## TASK REQUIREMENTS
Search the records for the word "common" and copy every line in which it occurs.

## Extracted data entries

# CVPR23/Depth-guided-Texture-Diffusion-for-Image-Semantic-Segmentation

Hardware: NVIDIA B200
Metric: rgbd_images_per_sec_384 (higher is better)
Workload: dtype bf16

## Files before the change

depth-guided-texture-diffusion-for-image-semantic-segmentation_b200/csrc/common.cuh:

```cuda
#pragma once
#include <cuda_bf16.h>
#include <cuda_runtime.h>
#include <stdint.h>
#include <stdio.h>

#include "../../include/dgtd_ops.h"

#if defined(__CUDA_ARCH__) && (__CUDA_ARCH__ < 1000)
#error "libdgtd_ops targets sm_100a only"
#endif

namespace dgtd {

void set_error(const char* fmt, ...);
void count_launch(int n = 1);

#define DGTD_CHECK_ARG(cond, ...)        \
  do {                                   \
    if (!(cond)) {                       \
      ::dgtd::set_error(__VA_ARGS__);    \
      return -1;                         \
    }                                    \
  } while (0)

#define DGTD_LAUNCH_CHECK(name)                                                  \
  do {                                                                           \
    cudaError_t e__ = cudaGetLastError();                                        \
    if (e__ != cudaSuccess) {                                                    \
      ::dgtd::set_error("%s: launch failed: %s", name, cudaGetErrorString(e__)); \
      return -2;                                                                 \
    }                                                                            \
    ::dgtd::count_launch();                                                      \
  } while (0)

static inline int cdiv(int64_t a, int64_t b) { return (int)((a + b - 1) / b); }

__device__ __forceinline__ float warp_sum(float v) {
#pragma unroll
  for (int o = 16; o > 0; o >>= 1) v += __shfl_xor_sync(0xffffffffu, v, o);
  return v;
}

__device__ __forceinline__ float gelu_erf(float x) {
  return 0.5f * x * (1.0f + erff(x * 0.70710678118654752440f));
}

__device__ __forceinline__ float sigmoidf_acc(float x) { return 1.0f / (1.0f + expf(-x)); }

template <int ACT>
__device__ __forceinline__ float apply_act(float x) {
  if (ACT == DGTD_ACT_GELU) return gelu_erf(x);
  if (ACT == DGTD_ACT_RELU) return fmaxf(x, 0.0f);
  return x;
}

__device__ __forceinline__ float to_float(float v) { return v; }
__device__ __forceinline__ float to_float(__nv_bfloat16 v) { return __bfloat162float(v); }

template <typename T>
__device__ __forceinline__ T from_float(float v);
template <>
__device__ __forceinline__ float from_float<float>(float v) { return v; }
template <>
__device__ __forceinline__ __nv_bfloat16 from_float<__nv_bfloat16>(float v) {
  return __float2bfloat16_rn(v);
}

__device__ __forceinline__ void store1(float* p, float v) { *p = v; }
__device__ __forceinline__ void store1(__nv_bfloat16* p, float v) { *p = __float2bfloat16_rn(v); }
__device__ __forceinline__ void store4(float* p, float a, float b, float c, float d) {
  *reinterpret_cast<float4*>(p) = make_float4(a, b, c, d);
}
__device__ __forceinline__ void store4(__nv_bfloat16* p, float a, float b, float c, float d) {
  __nv_bfloat162 lo = __floats2bfloat162_rn(a, b), hi = __floats2bfloat162_rn(c, d);
  uint2 u;
  u.x = *reinterpret_cast<uint32_t*>(&lo);
  u.y = *reinterpret_cast<uint32_t*>(&hi);
  *reinterpret_cast<uint2*>(p) = u;
}
__device__ __forceinline__ float4 load4(const float* p) {
  return *reinterpret_cast<const float4*>(p);
}
__device__ __forceinline__ float4 load4(const __nv_bfloat16* p) {
  uint2 u = *reinterpret_cast<const uint2*>(p);
  __nv_bfloat162 lo = *reinterpret_cast<__nv_bfloat162*>(&u.x);
  __nv_bfloat162 hi = *reinterpret_cast<__nv_bfloat162*>(&u.y);
  float2 a = __bfloat1622float2(lo), b = __bfloat1622float2(hi);
  return make_float4(a.x, a.y, b.x, b.y);
}

__device__ __forceinline__ uint64_t pk2(float a, float b) {
  uint64_t r;
  asm("mov.b64 %0, {%1, %2};" : "=l"(r) : "f"(a), "f"(b));
  return r;
}
__device__ __forceinline__ void up2(uint64_t r, float& a, float& b) {
  asm("mov.b64 {%0, %1}, %2;" : "=f"(a), "=f"(b) : "l"(r));
}
__device__ __forceinline__ uint64_t fma2(uint64_t a, uint64_t b, uint64_t c) {
  uint64_t d;
  asm("fma.rn.f32x2 %0, %1, %2, %3;" : "=l"(d) : "l"(a), "l"(b), "l"(c));
  return d;
}
__device__ __forceinline__ uint64_t mul2(uint64_t a, uint64_t b) {
  uint64_t d;
  asm("mul.rn.f32x2 %0, %1, %2;" : "=l"(d) : "l"(a), "l"(b));
  return d;
}
__device__ __forceinline__ uint64_t add2(uint64_t a, uint64_t b) {
  uint64_t d;
  asm("add.rn.f32x2 %0, %1, %2;" : "=l"(d) : "l"(a), "l"(b));
  return d;
}
__device__ __forceinline__ void bilinear_src(int dst, float scale, int in_size, int& i0, int& i1,
                                             float& l1) {
  float s = (dst + 0.5f) * scale - 0.5f;
  s = s < 0.f ? 0.f : s;
  i0 = (int)s;
  if (i0 > in_size - 1) i0 = in_size - 1;
  i1 = i0 + (i0 < in_size - 1 ? 1 : 0);
  l1 = s - (float)i0;
}

}
```

depth-guided-texture-diffusion-for-image-semantic-segmentation_b200/csrc/convnext_ops.cu:

```cuda
#include "common.cuh"

namespace dgtd {

constexpr int STEM_PX = 16;

constexpr int STEM_TILES_PER_CTA = 12;

__global__ void __launch_bounds__(256)
stem_kernel(const float* __restrict__ image, const float* __restrict__ grid, int G,
            const float* __restrict__ w, const float* __restrict__ bias,
            const float* __restrict__ ln_w, const float* __restrict__ ln_b, float* __restrict__ out,
            int H, int W, int oh, int ow, int Cout, float eps, int total_tiles) {
  extern __shared__ float sm[];
  float* in = sm;
  float* ys = sm + STEM_PX * 48;
  const int tiles_x = (ow + STEM_PX - 1) / STEM_PX;
  const int c = threadIdx.x;
  float wr[48];
#pragma unroll
  for (int k = 0; k < 48; ++k) wr[k] = w[(int64_t)c * 48 + k];
  const float bc = bias[c];
  const int lane = threadIdx.x & 31, wid = threadIdx.x >> 5, nw = blockDim.x >> 5;

  for (int it = 0; it < STEM_TILES_PER_CTA; ++it) {
    int tile = blockIdx.x * STEM_TILES_PER_CTA + it;
    if (tile >= total_tiles) break;
    const int tx = tile % tiles_x;
    tile /= tiles_x;
    const int oy = tile % oh, b = tile / oh;
    const int ox0 = tx * STEM_PX;
    for (int e = threadIdx.x; e < 3 * 4 * 4 * STEM_PX; e += blockDim.x) {
      int ci = e / (16 * STEM_PX), r = e - ci * 16 * STEM_PX;
      int ky = r / (4 * STEM_PX), j = r - ky * 4 * STEM_PX;
      int px = j >> 2, kx = j & 3;
      int iy = oy * 4 + ky, ix = ox0 * 4 + j;
      float v = 0.f;
      if (ox0 + px < ow) {
        v = image[(((int64_t)b * 3 + ci) * H + iy) * W + ix];
        if (grid) {
          int y0, y1, x0, x1;
          float ly, lx;
          bilinear_src(iy, (float)G / H, G, y0, y1, ly);
          bilinear_src(ix, (float)G / W, G, x0, x1, lx);
          const float* g = grid + ((int64_t)b * 3 + ci) * G * G;
          v += (1.f - ly) * ((1.f - lx) * g[y0 * G + x0] + lx * g[y0 * G + x1]) +
               ly * ((1.f - lx) * g[y1 * G + x0] + lx * g[y1 * G + x1]);
        }
      }
      in[px * 48 + ci * 16 + ky * 4 + kx] = v;
    }
    __syncthreads();
#pragma unroll 4
    for (int px = 0; px < STEM_PX; ++px) {
      float acc = bc;
#pragma unroll
      for (int k4 = 0; k4 < 12; ++k4) {
        float4 v = *reinterpret_cast<const float4*>(&in[px * 48 + k4 * 4]);
        acc = fmaf(wr[k4 * 4 + 0], v.x, acc);
        acc = fmaf(wr[k4 * 4 + 1], v.y, acc);
        acc = fmaf(wr[k4 * 4 + 2], v.z, acc);
        acc = fmaf(wr[k4 * 4 + 3], v.w, acc);
      }
      ys[px * Cout + c] = acc;
    }
    __syncthreads();
    for (int px = wid; px < STEM_PX; px += nw) {
      if (ox0 + px >= ow) continue;
      float s = 0.f;
      for (int cc = lane; cc < Cout; cc += 32) s += ys[px * Cout + cc];
      float mean = warp_sum(s) / Cout;
      float q = 0.f;
      for (int cc = lane; cc < Cout; cc += 32) {
        float d = ys[px * Cout + cc] - mean;
        q = fmaf(d, d, q);
      }
      float rstd = 1.0f / sqrtf(warp_sum(q) / Cout + eps);
      float* o = out + (((int64_t)b * oh + oy) * ow + ox0 + px) * Cout;
      for (int cc = lane; cc < Cout; cc += 32)
        o[cc] = (ys[px * Cout + cc] - mean) * rstd * ln_w[cc] + ln_b[cc];
    }
    __syncthreads();
  }
}

template <typename OT, int VPL>
__global__ void __launch_bounds__(256)
ln_patchify_kernel(const float* __restrict__ x, const float* __restrict__ ln_w,
                   const float* __restrict__ ln_b, OT* __restrict__ out, int B, int h, int w, int C,
                   float eps) {
  const int h2 = h >> 1, w2 = w >> 1;
  int64_t pix = (int64_t)blockIdx.x * 8 + (threadIdx.x >> 5);
  int64_t total = (int64_t)B * h2 * 2 * w2 * 2;
  if (pix >= total) return;
  const int lane = threadIdx.x & 31;
  int xx = (int)(pix % (w2 * 2));
  int64_t t = pix / (w2 * 2);
  int yy = (int)(t % (h2 * 2));
  int b = (int)(t / (h2 * 2));
  const float* p = x + (((int64_t)b * h + yy) * w + xx) * C;
  float v[VPL];
  float s = 0.f;
#pragma unroll
  for (int j = 0; j < VPL; ++j) {
    v[j] = p[lane + 32 * j];
    s += v[j];
  }
  float mean = warp_sum(s) / C;
  float q = 0.f;
#pragma unroll
  for (int j = 0; j < VPL; ++j) {
    float d = v[j] - mean;
    q = fmaf(d, d, q);
  }
  float rstd = 1.0f / sqrtf(warp_sum(q) / C + eps);
  OT* o = out + (((int64_t)b * h2 + (yy >> 1)) * w2 + (xx >> 1)) * (4 * (int64_t)C) +
          (int64_t)((yy & 1) * 2 + (xx & 1)) * C;
#pragma unroll
  for (int j = 0; j < VPL; ++j) {
    int cc = lane + 32 * j;
    o[cc] = from_float<OT>((v[j] - mean) * rstd * ln_w[cc] + ln_b[cc]);
  }
}

template <typename OT, int V4, int R>
__global__ void __launch_bounds__(256)
ln_patchify_v4_kernel(const float* __restrict__ x, const float* __restrict__ ln_w, const float* __restrict__ ln_b,
                      OT* __restrict__ out, int B, int h, int w, int C, float eps) {
  const int h2 = h >> 1, w2 = w >> 1;
  const int64_t total = (int64_t)B * h2 * w2 * 4;
  const int64_t pix0 = ((int64_t)blockIdx.x * 8 + (threadIdx.x >> 5)) * R;
  if (pix0 >= total) return;
  const int lane = threadIdx.x & 31;
  float4 v[R][V4];
#pragma unroll
  for (int r = 0; r < R; ++r) {
    const int64_t pix = pix0 + r;
    const int r4 = (int)(pix & 3);
    int64_t t = pix >> 2;
    const int x2 = (int)(t % w2);
    t /= w2;
    const int y2 = (int)(t % h2), b = (int)(t / h2);
    const float* p = x + (((int64_t)b * h + 2 * y2 + (r4 >> 1)) * w + 2 * x2 + (r4 & 1)) * C;
#pragma unroll
    for (int j = 0; j < V4; ++j)
      v[r][j] = pix < total ? __ldg(reinterpret_cast<const float4*>(p + (j * 32 + lane) * 4)) : make_float4(0.f, 0.f, 0.f, 0.f);
  }
  float4 g[V4], be[V4];
#pragma unroll
  for (int j = 0; j < V4; ++j) {
    g[j] = __ldg(reinterpret_cast<const float4*>(ln_w + (j * 32 + lane) * 4));
    be[j] = __ldg(reinterpret_cast<const float4*>(ln_b + (j * 32 + lane) * 4));
  }
  const float inv_c = 1.0f / C;
#pragma unroll
  for (int r = 0; r < R; ++r) {
    float s = 0.f;
#pragma unroll
    for (int j = 0; j < V4; ++j) s += (v[r][j].x + v[r][j].y) + (v[r][j].z + v[r][j].w);
    const float mean = warp_sum(s) * inv_c;
    float q = 0.f;
#pragma unroll
    for (int j = 0; j < V4; ++j) {
      const float a = v[r][j].x - mean, bb = v[r][j].y - mean, c = v[r][j].z - mean, d = v[r][j].w - mean;
      q += (a * a + bb * bb) + (c * c + d * d);
    }
    const float rstd = 1.0f / sqrtf(warp_sum(q) * inv_c + eps);
    if (pix0 + r < total) {
      OT* o = out + (pix0 + r) * C;
#pragma unroll
      for (int j = 0; j < V4; ++j)
        store4(o + (j * 32 + lane) * 4, (v[r][j].x - mean) * rstd * g[j].x + be[j].x, (v[r][j].y - mean) * rstd * g[j].y + be[j].y,
               (v[r][j].z - mean) * rstd * g[j].z + be[j].z, (v[r][j].w - mean) * rstd * g[j].w + be[j].w);
    }
  }
}

template <typename OT, int TH>
__global__ void __launch_bounds__(256, 2)
dwconv7_ln_kernel(const float* __restrict__ x, const float* __restrict__ dw_w,
                  const float* __restrict__ dw_b, const float* __restrict__ ln_w,
                  const float* __restrict__ ln_b, OT* __restrict__ out, int h, int w, int C,
                  float eps) {
  constexpr int TW = 8, NPX = TH * TW;
  extern __shared__ float ys[];
  const int tiles_x = (w + TW - 1) / TW, tiles_y = (h + TH - 1) / TH;
  int bid = blockIdx.x;
  const int tx = bid % tiles_x;
  bid /= tiles_x;
  const int ty = bid % tiles_y, b = bid / tiles_y;
  const int x0 = tx * TW, y0 = ty * TH;
  const float* xb = x + (int64_t)b * h * w * C;

  for (int c = threadIdx.x; c < C; c += blockDim.x) {
    float wr[49];
#pragma unroll
    for (int k = 0; k < 49; ++k) wr[k] = dw_w[(int64_t)c * 49 + k];
    float acc[TH][TW];
    const float bc = dw_b[c];
#pragma unroll
    for (int i = 0; i < TH; ++i)
#pragma unroll
      for (int j = 0; j < TW; ++j) acc[i][j] = bc;
#pragma unroll
    for (int iy = 0; iy < TH + 6; ++iy) {
      const int gy = y0 + iy - 3;
      if (gy < 0 || gy >= h) continue;
      float in[TW + 6];
      const float* row = xb + (int64_t)gy * w * C + c;
#pragma unroll
      for (int j = 0; j < TW + 6; ++j) {
        int gx = x0 + j - 3;
        in[j] = (gx >= 0 && gx < w) ? row[(int64_t)gx * C] : 0.f;
      }
#pragma unroll
      for (int oy = 0; oy < TH; ++oy) {
        const int ky = iy - oy;
        if (ky < 0 || ky >= 7) continue;
#pragma unroll
        for (int ox = 0; ox < TW; ++ox)
#pragma unroll
          for (int kx = 0; kx < 7; ++kx) acc[oy][ox] = fmaf(wr[ky * 7 + kx], in[ox + kx], acc[oy][ox]);
      }
      asm volatile("" ::: "memory");
    }
#pragma unroll
    for (int i = 0; i < TH; ++i)
#pragma unroll
      for (int j = 0; j < TW; ++j) ys[(i * TW + j) * C + c] = acc[i][j];
  }
  __syncthreads();
  const int lane = threadIdx.x & 31, wid = threadIdx.x >> 5, nw = blockDim.x >> 5;
  for (int px = wid; px < NPX; px += nw) {
    const int oy = y0 + px / TW, ox = x0 + px % TW;
    if (oy >= h || ox >= w) continue;
    const float* yp = ys + px * C;
    float s = 0.f;
    for (int c = lane; c < C; c += 32) s += yp[c];
    const float mean = warp_sum(s) / C;
    float q = 0.f;
    for (int c = lane; c < C; c += 32) {
      float d = yp[c] - mean;
      q = fmaf(d, d, q);
    }
    const float rstd = 1.0f / sqrtf(warp_sum(q) / C + eps);
    OT* o = out + (((int64_t)b * h + oy) * w + ox) * C;
    for (int c = lane; c < C; c += 32)
      o[c] = from_float<OT>((yp[c] - mean) * rstd * ln_w[c] + ln_b[c]);
  }
}

__global__ void __launch_bounds__(256)
fusion_sum_kernel(const float* __restrict__ z0, const float* __restrict__ z1, const float* __restrict__ z2,
                  const float* __restrict__ z3, int h0, int w0, int h1, int w1, int h2, int w2, int h3, int w3,
                  const float* __restrict__ bias, float* __restrict__ out_nhwc, float* __restrict__ out_nchw,
                  __nv_bfloat16* __restrict__ out_pad, int C, int Cpad, int quads, int64_t total) {
  const int64_t i = (int64_t)blockIdx.x * blockDim.x + threadIdx.x;
  if (i >= total) return;
  const int cq = (int)(i % quads);
  const int64_t p = i / quads;
  const int c = cq * 4;
  if (c >= C) {
    if (out_pad && c < Cpad) store4(out_pad + p * Cpad + c, 0.f, 0.f, 0.f, 0.f);
    return;
  }
  const int ox = (int)(p % w0);
  const int64_t t = p / w0;
  const int oy = (int)(t % h0), b = (int)(t / h0);
  float4 acc = load4(bias + c);
  {
    const float4 v = load4(z0 + p * C + c);
    acc.x += v.x; acc.y += v.y; acc.z += v.z; acc.w += v.w;
  }
#pragma unroll
  for (int lv = 1; lv < 4; ++lv) {
    const float* src = lv == 1 ? z1 : lv == 2 ? z2 : z3;
    const int hh = lv == 1 ? h1 : lv == 2 ? h2 : h3;
    const int ww = lv == 1 ? w1 : lv == 2 ? w2 : w3;
    int y0, y1, x0, x1;
    float ly, lx;
    bilinear_src(oy, (float)hh / h0, hh, y0, y1, ly);
    bilinear_src(ox, (float)ww / w0, ww, x0, x1, lx);
    const float* sb = src + (int64_t)b * hh * ww * C + c;
    const float4 a = load4(sb + ((int64_t)y0 * ww + x0) * C), bq = load4(sb + ((int64_t)y0 * ww + x1) * C);
    const float4 cc = load4(sb + ((int64_t)y1 * ww + x0) * C), d = load4(sb + ((int64_t)y1 * ww + x1) * C);
    const float w00 = (1.f - ly) * (1.f - lx), w01 = (1.f - ly) * lx, w10 = ly * (1.f - lx), w11 = ly * lx;
    acc.x += w00 * a.x + w01 * bq.x + w10 * cc.x + w11 * d.x;
    acc.y += w00 * a.y + w01 * bq.y + w10 * cc.y + w11 * d.y;
    acc.z += w00 * a.z + w01 * bq.z + w10 * cc.z + w11 * d.z;
    acc.w += w00 * a.w + w01 * bq.w + w10 * cc.w + w11 * d.w;
  }
  if (out_nhwc) store4(out_nhwc + p * C + c, acc.x, acc.y, acc.z, acc.w);
  if (out_pad) store4(out_pad + p * Cpad + c, acc.x, acc.y, acc.z, acc.w);
  if (out_nchw) {
    const int64_t hw = (int64_t)h0 * w0, r = p - (int64_t)b * hw;
    float* o = out_nchw + ((int64_t)b * C + c) * hw + r;
    o[0] = acc.x; o[hw] = acc.y; o[2 * hw] = acc.z; o[3 * hw] = acc.w;
  }
}
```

## RESPONSE TO THE EXERCISE
depth-guided-texture-diffusion-for-image-semantic-segmentation_b200/csrc/common.cuh:
#include "common.cuh"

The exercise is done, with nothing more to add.